May 11 2015

New Israeli government makes no pretense of peace

Published by at 12:34 pm under Articles,Palestinian politics

AlMonitor

By Daoud Kuttab

For the first time in 20 years, an Israeli government will be sworn in without a mention or plan of resolving the Palestinian conflict. This is actually a good thing, for it reveals the true nature and position of Israel. Israelis have in the past boasted that when it comes to Palestine, they negotiate the conflict among themselves.

Now there is no mention, no program and therefore no more pretense that Israel wants peace and the only thing holding back the winds of peace is the absence of a Palestinian partner.

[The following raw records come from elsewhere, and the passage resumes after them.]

template <int METRIC, int ALIGNED>
__global__ __launch_bounds__(GEMM_THREADS, 2) void gemm_filter_kernel(GemmArgs a)
{
    constexpr bool GLDS = ALIGNED == 2;
    const int b = blockIdx.x;
    const int xcd = b & 7;
    const int in_xcd = b >> 3;
    const int qt = in_xcd % a.n_q_tiles;
    const int rt = (in_xcd / a.n_q_tiles) * 8 + xcd;
    if (rt >= a.n_row_tiles) return;

    __shared__ __attribute__((aligned(16))) float lds_all[2 * 2 * BM * BK + BM + BM + BM / 4];
    float(*lds)[2][BM * BK] = reinterpret_cast<float(*)[2][BM * BK]>(lds_all);
    float *s_aux = lds_all + 2 * 2 * BM * BK;
    uint32_t *s_rowid = reinterpret_cast<uint32_t *>(s_aux + BM);
    uint8_t *s_vis = reinterpret_cast<uint8_t *>(s_rowid + BM);

    const int tid = threadIdx.x;
    const int lane = tid & 63;
    const int wave = tid >> 6;
    const int wr = wave >> 1, wc = wave & 1;
    const int l31 = lane & 31, h = lane >> 5;

    const int64_t row0 = a.row_begin + (int64_t)rt * BM;
    const int q0 = qt * BN;
    const int64_t last_row = a.row_end - 1;
    const int last_q = a.nq - 1;

    auto corpus_row = [&](int64_t pos) -> int64_t {
        if (pos > last_row) pos = last_row;
        return a.rowmap ? (int64_t)a.rowmap[pos] : pos;
    };
    const int64_t side_ri = corpus_row(row0 + (tid & (BM - 1)));

    int st_row[4], st_ch[4];
    int64_t st_xrow[4];
    int st_qrow[4];
#pragma unroll
    for (int i = 0; i < 4; i++) {
        int c = tid + GEMM_THREADS * i;
        st_row[i] = c >> 3;
        st_ch[i] = c & 7;
        st_xrow[i] = corpus_row(row0 + st_row[i]);
        int qr = q0 + st_row[i];
        st_qrow[i] = qr < last_q ? qr : last_q;
    }

    f32x16 acc[2][2];
#pragma unroll
    for (int i = 0; i < 2; i++)
#pragma unroll
        for (int j = 0; j < 2; j++)
#pragma unroll
            for (int r = 0; r < 16; r++) acc[i][j][r] = 0.f;

    const int nk = (a.D + BK - 1) / BK;
    f32x4 ra[4], rb[4];

    const float *gsrcA[4], *gsrcB[4];
    if (GLDS) {
#pragma unroll
        for (int i = 0; i < 4; i++) {
            const int j = wave * 4 + i;
            const int row = j * 8 + (lane >> 3);
            const int c = (lane & 7) ^ ((row >> 1) & 7);
            const int64_t xr = corpus_row(row0 + row);
            int qr = q0 + row;
            if (qr > last_q) qr = last_q;
            gsrcA[i] = a.X + xr * (int64_t)a.D + 4 * c;
            gsrcB[i] = a.Q + (int64_t)qr * a.D + 4 * c;
        }
    }
    const int wave_u = __builtin_amdgcn_readfirstlane(wave);
    auto glds_piece = [&](int p, int stage, int k0) {
        const int i = p >> 1;
        const int j = wave_u * 4 + i;
        if ((p & 1) == 0)
            __builtin_amdgcn_global_load_lds(
                (const __attribute__((address_space(1))) void *)(gsrcA[i] + k0),
                (__attribute__((address_space(3))) void *)(&lds[stage][0][j * 8 * BK]), 16, 0,
                2);
        else
            __builtin_amdgcn_global_load_lds(
                (const __attribute__((address_space(1))) void *)(gsrcB[i] + k0),
                (__attribute__((address_space(3))) void *)(&lds[stage][1][j * 8 * BK]), 16, 0, 0);
    };
    auto glds_stage = [&](int stage, int k0) {
#pragma unroll
        for (int p = 0; p < 8; p++) glds_piece(p, stage, k0);
    };
    if (GLDS) glds_stage(0, 0);
    const float aux_r = side_aux<METRIC>(a.norm2, a.rnorm, side_ri);
    uint8_t side_vis = 1;
    if (a.mask) side_vis = a.mask[side_ri];
    uint64_t tau_raw[2];
#pragma unroll
    for (int tn = 0; tn < 2; tn++) {
        const int qj = q0 + wc * 64 + tn * 32 + l31;
        tau_raw[tn] = lane_tau(a.cs.tau, qj, a.nq, a.boot);
    }
    if (tid < BM) {
        s_aux[tid] = aux_r;
        s_vis[tid] = (row0 + tid <= last_row && side_vis) ? (uint8_t)1 : (uint8_t)0;
        s_rowid[tid] = (uint32_t)side_ri;
    }
    float tau_key[2];
    uint32_t tau_row[2];
#pragma unroll
    for (int tn = 0; tn < 2; tn++) {
        tau_key[tn] = tau_key_of(tau_raw[tn]);
        tau_row[tn] = entry_row(tau_raw[tn]);
    }
    if (!GLDS) {
#pragma unroll
        for (int i = 0; i < 4; i++) {
            ra[i] = load_chunk<ALIGNED>(a.X, st_xrow[i], a.D, st_ch[i] * 4);
            rb[i] = load_chunk<ALIGNED>(a.Q, st_qrow[i], a.D, st_ch[i] * 4);
        }
#pragma unroll
        for (int i = 0; i < 4; i++) {
            *reinterpret_cast<f32x4 *>(&lds[0][0][swz_off(st_row[i], st_ch[i])]) = ra[i];
            *reinterpret_cast<f32x4 *>(&lds[0][1][swz_off(st_row[i], st_ch[i])]) = rb[i];
        }
    }
    __syncthreads();

    if constexpr (GLDS) {
        struct Frag {
            f32x4 a[2], b[2];
        };
        auto ldfrag = [&](Frag &f, int stage, int s) {
            const float *As = lds[stage][0];
            const float *Bs = lds[stage][1];
            const int ch = 2 * s + h;
#pragma unroll
            for (int t = 0; t < 2; t++) {
                f.a[t] = *reinterpret_cast<const f32x4 *>(&As[swz_off(wr * 64 + t * 32 + l31, ch)]);
                f.b[t] = *reinterpret_cast<const f32x4 *>(&Bs[swz_off(wc * 64 + t * 32 + l31, ch)]);
            }
        };
        auto mfma16 = [&](const Frag &f) {
#pragma unroll
            for (int e = 0; e < 4; e++)
#pragma unroll
                for (int tm = 0; tm < 2; tm++)
#pragma unroll
                    for (int tn = 0; tn < 2; tn++)
                        acc[tm][tn] = __builtin_amdgcn_mfma_f32_32x32x2f32(f.a[tm][e], f.b[tn][e], acc[tm][tn], 0, 0, 0);
        };
        Frag F0, F1;
        auto steps012 = [&](int cur) {
            ldfrag(F1, cur, 1);
            mfma16(F0);
            ldfrag(F0, cur, 2);
            mfma16(F1);
            ldfrag(F1, cur, 3);
            mfma16(F0);
#pragma unroll
            for (int s = 0; s < 3; s++) {
                __builtin_amdgcn_sched_group_barrier(0x008, 2, 0);
                __builtin_amdgcn_sched_group_barrier(0x100, 4, 0);
                __builtin_amdgcn_sched_group_barrier(0x008, 14, 0);
            }
            __builtin_amdgcn_sched_barrier(0);
        };
        ldfrag(F0, 0, 0);
        if (nk > 1) glds_stage(1, BK);
        int kt = 0;
        for (; kt + 2 < nk; kt++) {
            const int cur = kt & 1;
            steps012(cur);
            __syncthreads();
            const int k0 = (kt + 2) * BK;
            ldfrag(F0, cur ^ 1, 0);
#pragma unroll
            for (int p = 0; p < 8; p++) glds_piece(p, cur, k0);
            mfma16(F1);
            __builtin_amdgcn_sched_group_barrier(0x008, 2, 0);
            __builtin_amdgcn_sched_group_barrier(0x100, 4, 0);
#pragma unroll
            for (int p = 0; p < 7; p++) {
                __builtin_amdgcn_sched_group_barrier(0x020, 1, 0);
                __builtin_amdgcn_sched_group_barrier(0x008, 2, 0);
            }
            __builtin_amdgcn_sched_group_barrier(0x020, 1, 0);
        }
        if (kt + 1 < nk) {
            const int cur = kt & 1;
            steps012(cur);
            __syncthreads();
            ldfrag(F0, cur ^ 1, 0);
            mfma16(F1);
            __builtin_amdgcn_sched_group_barrier(0x008, 2, 0);
            __builtin_amdgcn_sched_group_barrier(0x100, 4, 0);
            __builtin_amdgcn_sched_group_barrier(0x008, 14, 0);
            kt++;
        }
        steps012(kt & 1);
        mfma16(F1);
    } else {
        for (int kt = 0; kt < nk; kt++) {
            const int cur = kt & 1;
            const bool has_next = kt + 1 < nk;
            if (has_next) {
                const int k0 = (kt + 1) * BK;
#pragma unroll
                for (int i = 0; i < 4; i++) {
                    ra[i] = load_chunk<ALIGNED>(a.X, st_xrow[i], a.D, k0 + st_ch[i] * 4);
                    rb[i] = load_chunk<ALIGNED>(a.Q, st_qrow[i], a.D, k0 + st_ch[i] * 4);
                }
            }
            const float *As = lds[cur][0];
            const float *Bs = lds[cur][1];
            f32x4 fa[2][2], fb[2][2];
#pragma unroll
            for (int t = 0; t < 2; t++) {
                fa[0][t] = *reinterpret_cast<const f32x4 *>(&As[swz_off(wr * 64 + t * 32 + l31, h)]);
                fb[0][t] = *reinterpret_cast<const f32x4 *>(&Bs[swz_off(wc * 64 + t * 32 + l31, h)]);
            }
#pragma unroll
            for (int s = 0; s < 4; s++) {
                const int cb = s & 1, nb = cb ^ 1;
                if (s < 3) {
                    const int ch = 2 * (s + 1) + h;
#pragma unroll
                    for (int t = 0; t < 2; t++) {
                        fa[nb][t] = *reinterpret_cast<const f32x4 *>(&As[swz_off(wr * 64 + t * 32 + l31, ch)]);
                        fb[nb][t] = *reinterpret_cast<const f32x4 *>(&Bs[swz_off(wc * 64 + t * 32 + l31, ch)]);
                    }
                }
#pragma unroll
                for (int e = 0; e < 4; e++)
#pragma unroll
                    for (int tm = 0; tm < 2; tm++)
#pragma unroll
                        for (int tn = 0; tn < 2; tn++)
                            acc[tm][tn] = __builtin_amdgcn_mfma_f32_32x32x2f32(fa[cb][tm][e], fb[cb][tn][e],
                                                                              acc[tm][tn], 0, 0, 0);
                if (s == 1 && has_next) {
                    const int nxt = cur ^ 1;
#pragma unroll
                    for (int i = 0; i < 4; i++) {
                        *reinterpret_cast<f32x4 *>(&lds[nxt][0][swz_off(st_row[i], st_ch[i])]) = ra[i];
                        *reinterpret_cast<f32x4 *>(&lds[nxt][1][swz_off(st_row[i], st_ch[i])]) = rb[i];
                    }
                }
            }
            __syncthreads();
        }
    }

    float aux[2][4][4];
    uint32_t rid[2][4][4];
    uint32_t vbits = 0;
#pragma unroll
    for (int tm = 0; tm < 2; tm++)
#pragma unroll
        for (int g = 0; g < 4; g++)
            vbits |= tile_rows4(s_aux, s_rowid, s_vis, wr * 64 + tm * 32 + 8 * g + 4 * h, aux[tm][g], rid[tm][g]) << (tm * 16 + g * 4);
#pragma unroll
    for (int tn = 0; tn < 2; tn++) {
        const int qj = q0 + wc * 64 + tn * 32 + l31;
        const bool qok = qj < a.nq;
        uint64_t *list = a.cs.lists + (size_t)(qok ? qj : 0) * a.cs.cap;
        if (a.boot) {
            if (qok) {
#pragma unroll
                for (int tm = 0; tm < 2; tm++)
#pragma unroll
                    for (int g = 0; g < 4; g++) {
                        const int64_t rbase = row0 + wr * 64 + tm * 32 + 8 * g + 4 * h;
                        uint64_t ent[4];
#pragma unroll
                        for (int e = 0; e < 4; e++)
                            ent[e] = ((vbits >> (tm * 16 + g * 4 + e)) & 1u) ? pack_entry(cand_key<METRIC>(acc[tm][tn][4 * g + e], aux[tm][g][e]), rid[tm][g][e]) : kEntryMax;
                        uint64_t *dst = list + (rbase - a.row_begin);
                        if (rbase + 3 < a.row_end) {
                            typedef unsigned long long u64x2 __attribute__((ext_vector_type(2)));
                            u64x2 v0 = {ent[0], ent[1]}, v1 = {ent[2], ent[3]};
                            *reinterpret_cast<u64x2 *>(dst) = v0;
                            *reinterpret_cast<u64x2 *>(dst + 2) = v1;
                        } else {
#pragma unroll
                            for (int e = 0; e < 4; e++)
                                if (rbase + e < a.row_end) dst[e] = ent[e];
                        }
                    }
            }
            continue;
        }
        uint32_t bits = 0;
#pragma unroll
        for (int tm = 0; tm < 2; tm++)
#pragma unroll
            for (int g = 0; g < 4; g++)
#pragma unroll
                for (int e = 0; e < 4; e++)
                    bits |= admit_exact(cand_key<METRIC>(acc[tm][tn][4 * g + e], aux[tm][g][e]), rid[tm][g][e], tau_key[tn], tau_row[tn]) << (tm * 16 + g * 4 + e);
        bits &= vbits;
        if (bits) {
            uint32_t pos = atomicAdd(&a.cs.cnt[qj], (uint32_t)__builtin_popcount(bits));
#pragma unroll
            for (int tm = 0; tm < 2; tm++)
#pragma unroll
                for (int g = 0; g < 4; g++)
#pragma unroll
                    for (int e = 0; e < 4; e++)
                        if (bits & (1u << (tm * 16 + g * 4 + e))) {
                            const uint32_t ri = rid[tm][g][e];
                            if (pos < a.cs.cap) list[pos] = pack_entry(cand_key<METRIC>(acc[tm][tn][4 * g + e], aux[tm][g][e]), ri);
                            pos++;
                        }
        }
    }
}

Center-left government members have forever shielded their country from world opposition to Israel’s illegal occupation by giving off the appearance of a reasonable government that wants peace. After all, Israel is supposed to be the only democracy in the Middle East, and it is inconceivable to anyone around the world that a democratically elected government would endorse the most extreme human rights violations. A military occupation coupled with a colonial settlement program is unacceptable by any democratic system, thus leaving the world confused. Can democracy and occupation coexist? Can a country be truly democratic yet totally at peace with ruling another people by brute military force?

The answer of the March 17 elections and the formation of the government on May 6 has removed Israel’s peace-loving mask. Israeli lust for Palestinian land and its justification of perpetual control and settlement-building based on millennium-old claims of divine promise is the main reason for this military occupation of nearly half a century.

If Israel is now exposed as a state that has no intention of ever withdrawing from occupied Palestinian territories, what options are available to wrest these lands away from it?

The only viable solution is to make this occupation very costly to the occupiers. As a country that is enjoying a healthy Western lifestyle and economy, it is a no-brainer that the most appropriate and civilized way of ending the occupation is through international sanctions, boycotts and divestment.

Israeli officials and the Israeli public are extremely aware of their own Achilles’ heel. They have successfully depicted every opposition to their occupation as racist and anti-Semitic, as opposed to simply a position opposed to the illegal occupation. Israel has legislated against boycotts and is pushing its biggest ally, the United States, to pass anti-constitutional laws that ban boycotts of Israel. In their zeal to legislate efforts to ban boycotts, the pro-Israel lobby has convinced loyal US members of Congress to submit legislation that contradicts US foreign policy by erasing the Green Line between the occupied territories with the State of Israel. Legitimization of the occupation and Israel’s annexing the West Bank is clearly part of the dreams of many right-wing Israelis and anti-peace Americans. But does this really solve the problem? Any attempts to annex the West Bank to Israel, whether de jure or de facto, is simply unmasking the existing apartheid situation that exists in the Palestinian territories. Israeli settlers, who number near half a million, have civil and national rights and also enjoy freedom of movement, subsidized housing and cheaper water costs than the 4 million Palestinians who live in the very same area. If this isn’t apartheid, I don’t know what is.

By moving the conflict away from a national one to a binational one, the Israelis and some of their international supporters are actually providing supporters of Palestine a strategic weapon. While no effective mechanism exists to legally support the sanctioning of an occupying power, the situation of apartheid is different. Thanks to the struggle of South African blacks against the apartheid regime, we are now blessed with an internationally sanctioned anti-apartheid regime. The issue is encouraging the peoples of the world to press their own governments to apply the same pressures that they did against Pretoria to end its apartheid regime.

The very fact of the formation of a new government in Israel void of anyone pretending to have a plan for the end of the conflict with Palestinians brings back the conflict to its natural base. This is a conflict about land in which a foreign military power is using its army to enforce a two-tier legal system, one for Jewish Israelis and one for Palestinian Arabs.

Now that the pretense of seeking peace is gone, the time is now ripe for a worldwide campaign to end this illegal situation using international pressures from both the peoples and governments of the world.